3D printing liquid metal could offer a new range of flexible electronics - Libertatea
http://www.newscientist.com/article/dn23838-terminator-2style-liquid-metal-can-now-be-3d-printed.html#.Udx5ylOWlGk

======
anigbrowl
Full paper with annotations:
[http://www.readcube.com/articles/10.1002/adma.201301400](http://www.readcube.com/articles/10.1002/adma.201301400)?

Meanwhile,
[http://news.cnet.com/8301-17938_105-57592867-1/3d-printing-w...](http://news.cnet.com/8301-17938_105-57592867-1/3d-printing-
with-liquid-metal-at-room-temperature/) has a video which I really recommend
you watch. I don't often use the phrase 'mindblowing' but it applies here.

------
swamp40
It's not exactly clear in the video, but the structures remain _liquid_ at all
times - unlike solder which solidifies on cooling.

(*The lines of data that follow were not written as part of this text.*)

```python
class Stats(C.Structure):
    _fields_ = [("rays_traced", C.c_uint64), ("nodes_visited", C.c_uint64), ("prims_tested", C.c_uint64),
                ("hits_shaded", C.c_uint64), ("fragments", C.c_uint64), ("ao_hit_pixels", C.c_uint64),
                ("max_depth_complexity", C.c_uint32), ("bvh_depth", C.c_uint32), ("num_segments", C.c_uint32),
                ("num_nodes", C.c_uint32),
                ("ms_accel_build", C.c_float), ("ms_depth_range", C.c_float), ("ms_ao", C.c_float),
                ("ms_color", C.c_float), ("ms_ppll_clear", C.c_float), ("ms_ppll_gather", C.c_float),
                ("ms_ppll_resolve", C.c_float), ("ms_total", C.c_float), ("device_bytes", C.c_uint64),
                ("ms_kernel_avg", C.c_float * 8), ("kernel_launches", C.c_uint32 * 8),
                ("ao_rays_traced", C.c_uint64), ("ao_nodes_visited", C.c_uint64), ("ao_prims_tested", C.c_uint64),
                ("ao_phase_iterations", C.c_uint64 * 3), ("ao_phase_lanes", C.c_uint64 * 3),
                ("max_nodes_per_pixel", C.c_uint32), ("num_tube_triangles", C.c_uint32),
                ("ppll_pool_nodes", C.c_uint64), ("ao_prim_hits", C.c_uint64), ("ao_prim_may_axis", C.c_uint64),
                ("ao_prim_may_both", C.c_uint64),
                ("ms_tri_accel_build", C.c_float), ("ms_tessellate", C.c_float), ("ms_line_points", C.c_float),
                ("num_tri_nodes", C.c_uint32), ("tri_leaf_bytes", C.c_uint32), ("mboit_degenerate_pixels", C.c_uint32)]

    def as_dict(self):
        d = {}
        for n, _ in self._fields_:
            v = getattr(self, n)
            d[n] = list(v) if hasattr(v, "__len__") else v
        return d


class StreamlineSettings(C.Structure):
    _fields_ = [("integration_method", C.c_uint32), ("integration_direction", C.c_uint32),
                ("time_step_scale", C.c_float), ("max_num_iterations", C.c_int32),
                ("termination_distance", C.c_float), ("minimum_length", C.c_float)]


class HelicitySeedingSettings(C.Structure):
    _fields_ = [("minimum_separation_distance", C.c_float), ("termination_check_type", C.c_uint32), ("loop_check_mode", C.c_uint32),
                ("termination_distance_self", C.c_float), ("seeding_subsampling_factor", C.c_int32)]

    def __init__(self, minimum_separation_distance=0.08, termination_check_type=1, loop_check_mode=1, termination_distance_self=1.0,
                 seeding_subsampling_factor=1):
        super().__init__(minimum_separation_distance, termination_check_type, loop_check_mode, termination_distance_self,
                         seeding_subsampling_factor)


INTEGRATION_METHODS = {"Explicit Euler": 0, "Implicit Euler": 1, "Heun": 2, "Midpoint": 3, "Runge-Kutta 4th Order": 4,
                       "Runge-Kutta-Fehlberg": 5}
INTEGRATION_DIRECTIONS = {"Forward": 0, "Backward": 1, "Forward & Backward": 2}
# ... 489 lines not shown
```

linevis_amd/csrc/lv_api.hip:

```cpp
#include <algorithm>
#include <cmath>
#include <cstdlib>
#include <cstring>

#include "lv_internal.h"

int lv_fail(lv_ctx* ctx, int code, const char* fmt, ...) {
    char buf[1024];
    va_list ap;
    va_start(ap, fmt);
    vsnprintf(buf, sizeof(buf), fmt, ap);
    va_end(ap);
    if (ctx) ctx->lastError = buf;
    return code;
}

int lv_buf_reserve(lv_ctx* ctx, LvDeviceBuffer& b, size_t bytes) {
    if (bytes == 0) bytes = 16;
    if (b.ptr && b.bytes >= bytes) return LV_OK;
    if (b.ptr) {
        LV_HIP(ctx, hipStreamSynchronize(ctx->stream));
        (void)hipFree(b.ptr);
        b.ptr = nullptr;
        b.bytes = 0;
// ... 876 lines not shown
    if (ctx->evFrameValid) {
        s.ms_total = s.ms_depth_range = s.ms_ao = 0.0f;
        s.ms_color = s.ms_ppll_clear = s.ms_ppll_gather = s.ms_ppll_resolve = 0.0f;
        if (ctx->evPhaseRecorded) {
            s.ms_total = ms(2, 3);
            s.ms_depth_range = ms(2, 5);
            s.ms_ao = ms(5, 7);
            if (ctx->lastMode == LV_RENDERING_MODE_VULKAN_RAY_TRACER) s.ms_color = ms(7, 3);
            else { s.ms_ppll_clear = ms(7, 11); s.ms_ppll_gather = ms(11, 13); s.ms_ppll_resolve = ms(13, 3); }
        }
        LvDevCountersHost hc;
        memset(&hc, 0, sizeof(hc));
        if (ctx->counters.ptr) {
            LV_HIP(ctx, hipMemcpy(&hc, ctx->counters.ptr, sizeof(hc), hipMemcpyDeviceToHost));
        }
        s.rays_traced = hc.rays;
        s.nodes_visited = hc.nodes;
        s.prims_tested = hc.prims;
        s.hits_shaded = hc.hits;
        s.fragments = hc.fragCounter;
        s.ao_hit_pixels = hc.aoCount;
        s.max_depth_complexity = hc.maxDepthComplexity;
        s.ao_rays_traced = hc.aoRays;
        s.ao_nodes_visited = hc.aoNodes;
        s.ao_prims_tested = hc.aoPrims;
        s.max_nodes_per_pixel = hc.maxNodesPerPixel;
        s.ao_prim_hits = hc.aoPrimHits;
        s.ao_prim_may_axis = hc.aoPrimMayAxis;
        s.ao_prim_may_both = hc.aoPrimMayBoth;
        s.mboit_degenerate_pixels = hc.mboitDegenerate;
        if (ctx->mboitStreamLast && hc.mboitOverflow)
            return lv_fail(ctx, LV_E_CAPACITY, "MBOIT (streamed): a pixel of the last frame is covered by more than 131071 kept fragments");
        for (int k = 0; k < 3; k++) { s.ao_phase_iterations[k] = hc.aoPhaseIters[k]; s.ao_phase_lanes[k] = hc.aoPhaseLanes[k]; }
    }
    for (int k = 0; k < 8; k++) { s.ms_kernel_avg[k] = 0.0f; s.kernel_launches[k] = 0; }
    for (int k = 0; k < lv_ctx::kNumKernels; k++) {
        const uint64_t n = ctx->kernelLaunches[k];
        const uint64_t m = n < uint64_t(lv_ctx::kRing) ? n : uint64_t(lv_ctx::kRing);
        double sum = 0.0;
        for (uint64_t i = 0; i < m; i++) {
            const uint64_t slot = (n - 1 - i) % lv_ctx::kRing;
            float t = 0.0f;
            if (hipEventElapsedTime(&t, ctx->evKernel[k][2 * slot], ctx->evKernel[k][2 * slot + 1]) == hipSuccess) sum += t;
        }
        s.ms_kernel_avg[k] = m ? float(sum / double(m)) : 0.0f;
        s.kernel_launches[k] = uint32_t(n);
    }
    uint64_t bytes = 0;
    for (const LvDeviceBuffer* b : lv_all_buffers(ctx)) bytes += b->bytes;
    s.device_bytes = bytes;
    *out = s;
    for (int r = 1; aggregate && r < lv_multi_num_ranks(ctx); r++) {
        lv_stats ps;
        const int rc = lv_get_stats_impl(lv_multi_rank(ctx, r), &ps, false);
        if (rc) return lv_fail(ctx, rc, "rank %d: %s", r, lv_multi_rank(ctx, r)->lastError.c_str());
        out->rays_traced += ps.rays_traced; out->nodes_visited += ps.nodes_visited; out->prims_tested += ps.prims_tested;
        out->hits_shaded += ps.hits_shaded; out->fragments += ps.fragments; out->ao_hit_pixels += ps.ao_hit_pixels;
        out->ao_rays_traced += ps.ao_rays_traced; out->ao_nodes_visited += ps.ao_nodes_visited; out->ao_prims_tested += ps.ao_prims_tested;
        out->ao_prim_hits += ps.ao_prim_hits; out->ao_prim_may_axis += ps.ao_prim_may_axis; out->ao_prim_may_both += ps.ao_prim_may_both;
        out->max_depth_complexity = ps.max_depth_complexity > out->max_depth_complexity ? ps.max_depth_complexity : out->max_depth_complexity;
        out->mboit_degenerate_pixels += ps.mboit_degenerate_pixels;
        out->device_bytes += ps.device_bytes;
    }
    (void)hipSetDevice(ctx->device);
    return LV_OK;
}
// ... 380 lines not shown
```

A thin layer of semi-rigid oxide holds the liquid in place - like a conductive
water balloon.

Very cool stuff, although it seems too delicate to me for any immediate real
world uses.

Perhaps a layer of Parylene or some other type of vapor-deposited polymer
could make the structures more durable, while retaining its flexibility?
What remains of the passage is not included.